- **WORK ORDER**:
Copy out each line of the listing below in which the string "else" occurs.

- **DATA EXTRACTS**:
+++
static Mlp3BwdArgs bwd_args(const MobodyMlpLayout& L, const float* blob_T, const float* dz3, const float* h1,
                            const float* h2, long long rows, float* dz2, float* dz1, float* dbp,
                            const uint32_t* m1 = nullptr, const uint32_t* m2 = nullptr, int prec = PREC_F32, int* e2 = nullptr) {
  Mlp3BwdArgs b = bwd_net(L, blob_T, rows);
  bwd_set_planes(b, L, prec);
  bwd_set_acts(b, h1, h2, m1, m2, 0);
  bwd_set_grads(b, dz3, dz2, dz1, dbp, prec == PREC_F16X2 ? e2 : nullptr);
  return b;
}

}

using namespace mobody;

extern "C" int64_t mobody_train_workspace(const MobodyTrainDims* d) {
  if (check_dims(d, "mobody_train_workspace")) return -1;
  TrainWs w;
  if (carve(*d, nullptr, w)) return -1;
  return w.total;
}

static int critic_impl(const MobodyCritic& a, const FwdGather* gather, void* stream) {
  const char* who = "mobody_critic";
  const MobodyTrainDims* d = &a.d;
  const MobodyHyper* h = &a.h;
  const bool fused = a.m != nullptr;
  int rc = check_dims(d, who);
  if (rc) return rc;
  MB_REQUIRE(a.q_blob && a.q_blob_T && a.state && a.action && a.reward && a.not_done && a.loss_out && a.workspace, "%s: null pointer", who);
  MB_REQUIRE(a.q_next || (a.actor_blob && a.qtarg_blob && a.next_state), "%s: need q_next or actor/target/next_state", who);
  rc = check_precision(who, h->precision, a.q_next != nullptr || (a.actor_blob_T && a.qtarg_blob_T));
  if (rc) return rc;
  if (fused) {
    MB_REQUIRE(a.qtarg_blob, "%s: null pointer", who);
    MB_REQUIRE(a.t_dev != nullptr || a.t >= 1, "%s: step t must be >= 1", who);
    MB_REQUIRE(a.bump == nullptr || a.bump != a.t_dev, "%s: bump must not be the step word the launch reads", who);
  } else {
    MB_REQUIRE(a.bump == nullptr, "%s: bump is incremented by the optimizer launch: it needs m, v", who);
  }
  TrainWs w;
  rc = carve(*d, a.workspace, w);
  if (rc) return rc;
  AdamTarget adam{};
  if (fused) {
    adam = adam_target(a.q_blob, a.q_blob_T, a.m, a.v, a.qtarg_blob, a.t, a.t_dev, a.lr, h->tau, 1.f, h->precision);
    adam.target_T = a.qtarg_blob_T;
    adam.bump = (long long*)a.bump;
  }
  const float *q_blob = a.q_blob, *state = a.state, *action = a.action, *next_state = a.next_state, *q_next = a.q_next;
  const int prec = h->precision;
  const float *aT = prec != PREC_F32 ? a.actor_blob_T : nullptr, *qT = prec != PREC_F32 ? a.q_blob_T : nullptr, *tT = prec != PREC_F32 ? a.qtarg_blob_T : nullptr;
  hipStream_t st = as_stream(stream);
  const long long N = d->N;
  const int S = d->S, A = d->A;
  const Mlp3FwdArgs fq = fwd_args(q_blob, w.Lq, state, S, action, A, N, w.q, 0, 1.f, w.xq, w.h1q, w.h2q, w.mq1, w.mq2, qT,
                                  prec == PREC_F16X2 ? w.eh1q : nullptr);
  if (a.phase == 2) {
  } else if (q_next == nullptr) {
    const Mlp3FwdArgs fpn = fwd_args(a.actor_blob, w.La, next_state, S, nullptr, 0, N, w.pin, 1, h->max_action, nullptr, nullptr, nullptr, nullptr, nullptr, aT);
    if (gather != nullptr) {
      FwdGather fg = *gather;
      fwd_set_gather(fg, 0, fq, 0);
      fwd_set_gather(fg, 1, fpn, S + A);
      rc = launch_mlp3_forward_gather(fq, 2, fpn, 1, fg, prec, st);
    } else {
      rc = launch_mlp3_forward(fq, 2, fpn, 1, ACT_RELU, prec, st);
    }
    const Mlp3FwdArgs ft = fwd_args(a.qtarg_blob, w.Lq, next_state, S, w.pin, A, N, w.qt, 0, 1.f, nullptr, nullptr, nullptr, nullptr, nullptr, tT);
    if (!rc && a.policy_forward)
      rc = launch_mlp3_forward(ft, 2, fwd_args(a.actor_blob, w.La, state, S, nullptr, 0, N, w.pi, 1, h->max_action, w.xa, w.h1a, w.h2a, w.ma1, w.ma2, aT,
                                               prec == PREC_F16X2 ? w.eh1a : nullptr), 1, ACT_RELU, prec, st);
    else if (!rc)
      rc = launch_mlp3_forward(ft, 2, ACT_RELU, prec, st);
  } else {
    rc = launch_mlp3_forward(fq, 2, ACT_RELU, prec, st);
  }
  if (rc || a.phase == 1) return rc;
  const float invNg = 1.f / (float)d->N_global;
  Mlp3BwdArgs bq = bwd_args(w.Lq, a.q_blob_T, w.dz3q, w.h1q, w.h2q, N, w.dz2, w.dz1, w.dbp, w.mq1, w.mq2, prec, w.edz2);
  bq.seed.mode = 1; bq.seed.q = w.q; bq.seed.qt = w.qt; bq.seed.qnext = q_next; bq.seed.r = a.reward; bq.seed.nd = a.not_done;
  bq.seed.gamma = h->gamma; bq.seed.inv_ng = invNg; bq.seed.dz3_out = w.dz3q; bq.seed.lossp = w.lossp;
  rc = launch_mlp3_bwd(bq, 2, false, st);
  if (rc) return rc;
  LossFinal lf{};
  lf.kind = 1; lf.nparts = 2 * w.ntiles; lf.scale = invNg; lf.parts = w.lossp; lf.out = a.loss_out;
  return weight_grads(w.Lq, w.xq, w.h1q, w.h2q, w.eh1q, w.dz3q, N, w, a.grad_q, lf, adam, prec, st);
}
+++
- **WRITTEN REPLY**:
  } else {
  } else if (q_next == nullptr) {
    } else {
    else if (!rc)
  } else {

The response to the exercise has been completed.